In our REDG team we have / or had, haven't had personal contact for quite a while, a Laekenois and Therese Jans, a rough-haired Viszla. Denise Affolter was vice champion worlds in "Trummersuche" (?) ("bust-up" buildings) due to explosion, earthquake, landslide, etc.

Both these girls were / are in frequent deploy and have been in various parts of Europe, i.e. Turkey, Italy etc.

On the IRO trial side I think Theres was once World Champion.

Here are the links:

http://www.working-dog.eu/dogs_details.php?id=60628&new_lan_en

http://www.redog.ch/uploads/media/redog_kh_et_0810.pdf

One of my friends also had a rough haired Visza in S&R (trials only) but it worked well and looked "feather-light" to me.


----------



## Guest

I've trained with a few field trial bred Goldens that were tiny. About 30-35 lbs and worked very well. They look more terrier than typical Golden. Faster, more agile, more stamina, more drive than GSDs, impeccably social with dogs and people, really sweet personalities and wanting to work work work. Small enough to load into a crate in a Yaris, agile enough to climb up or go under whatever, driven enough to go through heavy brush while the humans go around, weather proof and crazy energy... total package sar dog if you ask me.


----------



## Nancy Jocoy

After a full and very exhausing weekend of re-certifying with NAPWDA in cadaver. I just had to be thankful for what I do have, scars and bruises and all that.

I guess that kind of wreckless enthusiasm is just part of his package.
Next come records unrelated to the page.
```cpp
#ifdef RH_WGTIME
  if (tid == 0 && blockIdx.x < 8192) {
    rh_wgt[2 * blockIdx.x] = wgt0;
    rh_wgt[2 * blockIdx.x + 1] = __builtin_amdgcn_s_memrealtime();
  }
#endif
  PROF_T(te0);
  if (tid == 0) {
    a.o.iters[ic] = iters;
    a.o.status[ic] = status;
    if (a.o.margin) a.o.margin[ic] = margin;
  }
  if (a.o.B_drag && tid < 36) a.o.B_drag[(size_t)ic * 36 + tid] = bd[tid];
  if (a.o.Bmat)
    for (int e = tid; e < nn * 9; e += LT) a.o.Bmat[(size_t)ic * a.bmat_nn * 9 + e] = bm[e];
  if (a.o.Z) {
#pragma unroll 1
    for (int j = 0; j < NBT; ++j) {
      const int b = tid + LT * j;
      if (b >= nw) continue;
      const double w = lw[b], w2 = -(w * w);
      rh_c128* Zo = a.o.Z + ((size_t)ic * nw + b) * 36;
#pragma unroll 1
      for (int e = 0; e < 36; ++e) {
        const double M = d.mb_per_bin ? d.M[(size_t)b * 36 + e] : mbc[e];
        const double B = d.mb_per_bin ? d.B[(size_t)b * 36 + e] : mbc[36 + e];
        st(Zo + e, mk(w2 * M + mbc[72 + e], w * (B + bd[e])));
      }
    }
  }
  const bool failed = status == RH_CASE_NAN || status == RH_CASE_SINGULAR;
  if (failed && a.o.F_wave) {
#pragma unroll 1
    for (int j = 0; j < NBT; ++j) {
      const int b = tid + LT * j;
      if (b >= nw) continue;
#pragma unroll
      for (int c = 0; c < 6; ++c) st(a.o.F_wave + ((size_t)ic * 6 + c) * nw + b, mk(NAN, NAN));
    }
  }
  double ss[6] = {0, 0, 0, 0, 0, 0};
  if (!kStatsC || failed) {
#pragma unroll
  for (int j = 0; j < NBT; ++j) {
    const int b = tid + LT * j;
    if (b >= nw || !Xo) continue;
    const double z = lz[b];
    const double rz = fabs(z) > 1e-6 ? 1.0 / z : 0.0;
#pragma unroll
    for (int c = 0; c < 6; ++c) {
      cd x;
      if (failed) {
        x = mk(NAN, NAN);
        st(Xo + c * nw + b, x);
      } else {
        x = ld(Xo + c * nw + b);
      }
      const cd xd = c >= 3 ? scl(x, kRad2Deg) : x;
      const double m2 = abs2(xd);
      ss[c] += m2;
      if (a.o.psd) a.o.psd[((size_t)ic * 6 + c) * nw + b] = m2 * hdw;
      if (a.o.rao) st(a.o.rao + ((size_t)ic * 6 + c) * nw + b, failed ? x : scl(x, rz));
    }
  }
  }
  if (a.o.std) {
    if (!kStatsC || failed) {
#pragma unroll
      for (int c = 0; c < 6; ++c) {
        const double s = wave_sum(ss[c]);
        if (lane == 0) sred[wv * 6 + c] = s;
      }
    }
    __syncthreads();
    if (tid < 6) {
      double s = 0;
      for (int w = 0; w < LW; ++w) s += sred[w * 6 + tid];
      a.o.std[(size_t)ic * 6 + tid] = sqrt(0.5 * s);
    }
  }
  PROF_T(te1);
  PROF_ADD(6, te1 - te0);
}

}
```

raft-teststuff_amd/csrc/rh_solve_split.hip:

```cpp
#define RH_JOINT_C 0
#define k_solve_lds k_solve_lds_split
#include "rh_solve.hip"
#undef k_solve_lds
#include "rh_solve_launch.h"

namespace rh {

hipError_t launch_solve_split(dim3 grid, dim3 block, size_t lsm, hipStream_t s, const CaseArgs& a) {
  hipLaunchKernelGGL((k_solve_lds_split<2>), grid, block, lsm, s, a);
  return hipGetLastError();
}

hipError_t occupancy_solve_split(int* per_cu, int threads, size_t lsm) {
  return hipOccupancyMaxActiveBlocksPerMultiprocessor(per_cu, k_solve_lds_split<2>, threads, lsm);
}

}
```

Measured before the change: 952,700 cases/s.

## Batch LDS loads in drag-matrix build and replace axial-node ranking with ballot scan

```diff
diff --git a/raft-teststuff_amd/csrc/rh_solve.hip b/raft-teststuff_amd/csrc/rh_solve.hip
--- a/raft-teststuff_amd/csrc/rh_solve.hip
+++ b/raft-teststuff_amd/csrc/rh_solve.hip
@@ -49,6 +49,9 @@
 #define RH_JOINT_C 1
 #endif
 constexpr bool kJointC = RH_JOINT_C != 0;
+#ifndef RH_BATCH_B
+#define RH_BATCH_B 1
+#endif
 #ifndef RH_JOINT_PARK
 #define RH_JOINT_PARK 1
 #endif
@@ -61,6 +64,8 @@
 #ifndef RH_LDS_LANE_BRANCH
 #define RH_LDS_LANE_BRANCH 0
 #endif
+
+__device__ __forceinline__ double abs2_re(cd a) { return __builtin_fma(a.r, a.r, a.i * a.i); }
 
 __device__ __forceinline__ int opaque_zero() {
   int z;
@@ -212,6 +217,29 @@
   return blk == 0 ? b0 : blk == 1 ? b1 : b2;
 }
 
+__device__ __forceinline__ double t3to6_fma(const double (&B)[9], double rx, double ry, double rz, int i, int j) {
+  auto fma = [](double a, double b, double c) { return __builtin_fma(a, b, c); };
+  auto bh = [&](int a, int c) {
+    const double b0 = B[3 * a], b1 = B[3 * a + 1], b2 = B[3 * a + 2];
+    return c == 0 ? fma(b2, ry, fma(b0, 0.0, -(b1 * rz)))
+         : c == 1 ? fma(b2, -rx, fma(b0, rz, b1 * 0.0))
+                  : fma(b2, 0.0, fma(b1, rx, -(b0 * ry)));
+  };
+  auto hb = [&](int a, int k, bool alt) {
+    const double b0 = B[k], b1 = B[3 + k], b2 = B[6 + k];
+    return a == 0 ? fma(-ry, b2, fma(0.0, b0, b1 * rz))
+         : a == 1 ? fma(rx, b2, fma(0.0, b1, -(b0 * rz)))
+                  : fma(0.0, b2, alt ? fma(-b1, rx, b0 * ry) : fma(b0, ry, -(b1 * rx)));
+  };
+  if (i < 3 && j < 3) return B[3 * i + j];
+  if (i < 3) return bh(i, j - 3);
+  if (j < 3) return bh(j, i - 3);
+  const int a = i - 3, c = j - 3;
+  const double h0 = c == 0 ? 0.0 : c == 1 ? -rz : ry, h1 = c == 0 ? rz : c == 1 ? 0.0 : -rx;
+  const double h2 = c == 0 ? -ry : c == 1 ? rx : 0.0;
+  return fma(hb(a, 2, false), h2, fma(hb(a, 1, a == 2 && c < 2), h1, fma(hb(a, 0, false), h0, 0.0)));
+}
+
 __host__ __device__ inline size_t solve_lds_smem(int nn, int nm, int NB, int LT = kLT, bool ser = false, int NP = 1) {
   const int LW = LT / 64;
   return sizeof(double) * ((size_t)(NP == 1 ? 12 * LT * NB : 0)
@@ -231,6 +259,8 @@
 __global__ __launch_bounds__(LT, LT >= 256 ? 512 / LT : 2) void k_solve_lds(CaseArgs a) {
   constexpr bool JC = kJointC && NB == 2 && LT == kLT && !SER && NP == 1;
   constexpr int LW = LT / 64;
+  constexpr bool kBatchS = RH_BATCH_B != 0 && !SER;
+  constexpr int kSumB = 16;
   extern __shared__ __attribute__((aligned(16))) double smem[];
   const int tid = threadIdx.x, lane = tid & 63, wv = tid >> 6;
   const int wv_s = __builtin_amdgcn_readfirstlane(wv);
@@ -294,11 +324,21 @@
   auto ax_node = [&](int k) { return k < nn ? __builtin_amdgcn_readfirstlane(ax[12 * k + 11]) : -1; };
   int* sflag = mstart + nm + 1;
   load_mbc(d, mbc, tid);
-  for (int n = tid; n < nn; n += LT) {
-    nt[n] = node[RH_NF_T * nn + n];
-    const double aq = node[RH_NF_AQ * nn + n], cdq = node[RH_NF_CDQ * nn + n];
-    const double ae = node[RH_NF_AEND * nn + n], cde = node[RH_NF_CDEND * nn + n];
-    ax[12 * n + 10] = (a.all_axial || aq * cdq != 0.0 || ae * cde != 0.0) ? 1 : 0;
+  for (int n = tid; n < nn; n += LT) nt[n] = node[RH_NF_T * nn + n];
+  if (wv_s == 0) {
+    int nq = 0;
+    for (int n0 = 0; n0 < nn; n0 += 64) {
+      const int n = n0 + lane, nc = n < nn ? n : nn - 1;
+      const double aq = node[RH_NF_AQ * nn + nc], cdq = node[RH_NF_CDQ * nn + nc];
+      const double ae = node[RH_NF_AEND * nn + nc], cde = node[RH_NF_CDEND * nn + nc];
+      const bool f = n < nn && (a.all_axial || aq * cdq != 0.0 || ae * cde != 0.0);
+      const unsigned long long mask = __ballot(f);
+      const int below = __builtin_amdgcn_mbcnt_hi((unsigned)(mask >> 32), __builtin_amdgcn_mbcnt_lo((unsigned)mask, 0u));
+      if (n < nn) ax[12 * n + 10] = f ? 1 : 0;
+      if (f) ax[12 * (nq + below) + 11] = n;
+      nq += __popcll(mask);
+    }
+    for (int k = nq + lane; k < nn; k += 64) ax[12 * k + 11] = -1;
   }
   for (int e = tid; e < 18 * nm; e += LT) mbf[e] = d.memb[(e % 18) * nm + e / 18];
   for (int e = tid; e <= nm; e += LT) mstart[e] = e < nm ? d.mstart[e] : INT_MAX;
@@ -363,18 +403,6 @@
   int status = RH_CASE_NOT_CONVERGED, iters = nloop;
   double margin = resume && a.o.margin ? a.o.margin[ic] : INFINITY;
   const int itend = resume || stop_iter >= nloop ? nloop : stop_iter;
-  __syncthreads();
-  for (int n = tid; n < nn; n += LT) {
-    int rank = 0, nq = 0;
-    for (int k = 0; k < nn; ++k) {
-      const int f = ax[12 * k + 10] & 1;
-      nq += f;
-      rank += k < n ? f : 0;
-    }
-    if (ax[12 * n + 10] & 1) ax[12 * rank + 11] = n;
-    if (n >= nq) ax[12 * n + 11] = -1;
-  }
-  __syncthreads();
   __syncthreads();
   PROF_T(tp1);
   PROF_ADD(0, tp1 - tp0);
@@ -872,7 +900,8 @@
     }
     PROF_T(ta1);
     PROF_ADD(1, ta1 - ta0);
-    for (int n = tid; n < nn; n += LT) {
+    const int tid_b = kBatchS ? wv_s * 64 + lane_here() : tid;
+    for (int n = tid_b; n < nn; n += LT) {
       double fv[RH_NF_CIRC - RH_NF_XX + 2];
 #pragma unroll
       for (int f = RH_NF_XX; f <= RH_NF_CIRC; ++f) fv[f - RH_NF_XX] = node[(size_t)f * nn + n];
@@ -880,13 +909,29 @@
       __builtin_amdgcn_sched_barrier(0);
       auto F = [&](int f) { return f == RH_NF_T ? fv[RH_NF_CIRC - RH_NF_XX + 1] : fv[f - RH_NF_XX]; };
       double r3[3];
-#pragma unroll
-      for (int c = 0; c < 3; ++c) {
-        const double* R = red + (size_t)(n * 3 + c) * LW;
-        double s = 0;
-#pragma unroll
-        for (int w = 0; w < LW; ++w) s += R[w];
-        r3[c] = s;
+      if constexpr (kBatchS) {
+        double pr[3][LW];
+#pragma unroll
+        for (int c = 0; c < 3; ++c)
+#pragma unroll
+          for (int w = 0; w < LW; ++w) pr[c][w] = red[(size_t)(n * 3 + c) * LW + w];
+        __builtin_amdgcn_sched_barrier(0);
+#pragma unroll
+        for (int c = 0; c < 3; ++c) {
+          double s = 0;
+#pragma unroll
+          for (int w = 0; w < LW; ++w) s += pr[c][w];
+          r3[c] = s;
+        }
+      } else {
+#pragma unroll
+        for (int c = 0; c < 3; ++c) {
+          const double* R = red + (size_t)(n * 3 + c) * LW;
+          double s = 0;
+#pragma unroll
+          for (int w = 0; w < LW; ++w) s += R[w];
+          r3[c] = s;
+        }
       }
       if (!(ax[12 * n + 10] & 1)) r3[0] = 0.0;
       auto n2 = [&](int f) { const double a = F(f), b = F(f + 1), c = F(f + 2); return a * a + b * b + c * c; };
@@ -894,7 +939,14 @@
       const bool circ = F(RH_NF_CIRC) != 0.0;
       const double sums[3] = {r3[0] * qq, circ ? r3[1] * pp1 + r3[2] * pp2 : r3[1] * pp1, r3[2] * pp2};
       double B4[4];
-      node_bmat_f(F, rho, sums, bm + 9 * n, B4);
+      double Bn[9];
+      if constexpr (kBatchS) {
+        node_bmat_f(F, rho, sums, Bn, B4);
+#pragma unroll
+        for (int k = 0; k < 9; ++k) bm[9 * n + k] = Bn[k];
+      } else {
+        node_bmat_f(F, rho, sums, bm + 9 * n, B4);
+      }
       const double t = F(RH_NF_T);
       double* A = al + 6 * n;
       A[0] = B4[0] + B4[3];
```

Total abandon. I think he is just a pointy eared lab, thats it. We have some time. 

Tollers - I have heard a lot good about
BC's - you know I just don't like them. I think they are "sneaky" little dogs - don't ask me why.....
GSP - heard much good about them.
Jacks - Maybe if I could get past the dog agression potenial.

You know that weight range though is still within the bounds for a small female GSD........would just have to find another home for my "washed" female with HD as she does not like other girls - but it would be worth a try.......


----------



## Geoff Empey

Nancy Jocoy said:


> You know that weight range though is still within the bounds for a small female GSD.....


Cough cough ... Malinois ...:lol: Why play with the rest when you can have the best! ;-)


----------



## Nancy Jocoy

A maligator is not out of the question..........I have heard there is on in GA - 35lbs and kick butt. Part of my challenge is determining if I am up to the level I can take one on! GSDs are very easy and forgiving - that has been my hesitation in switching breeds.


----------



## Carol Boche

nancy jocoy said:


> \.i have heard there is on in ga - 35lbs and kick butt.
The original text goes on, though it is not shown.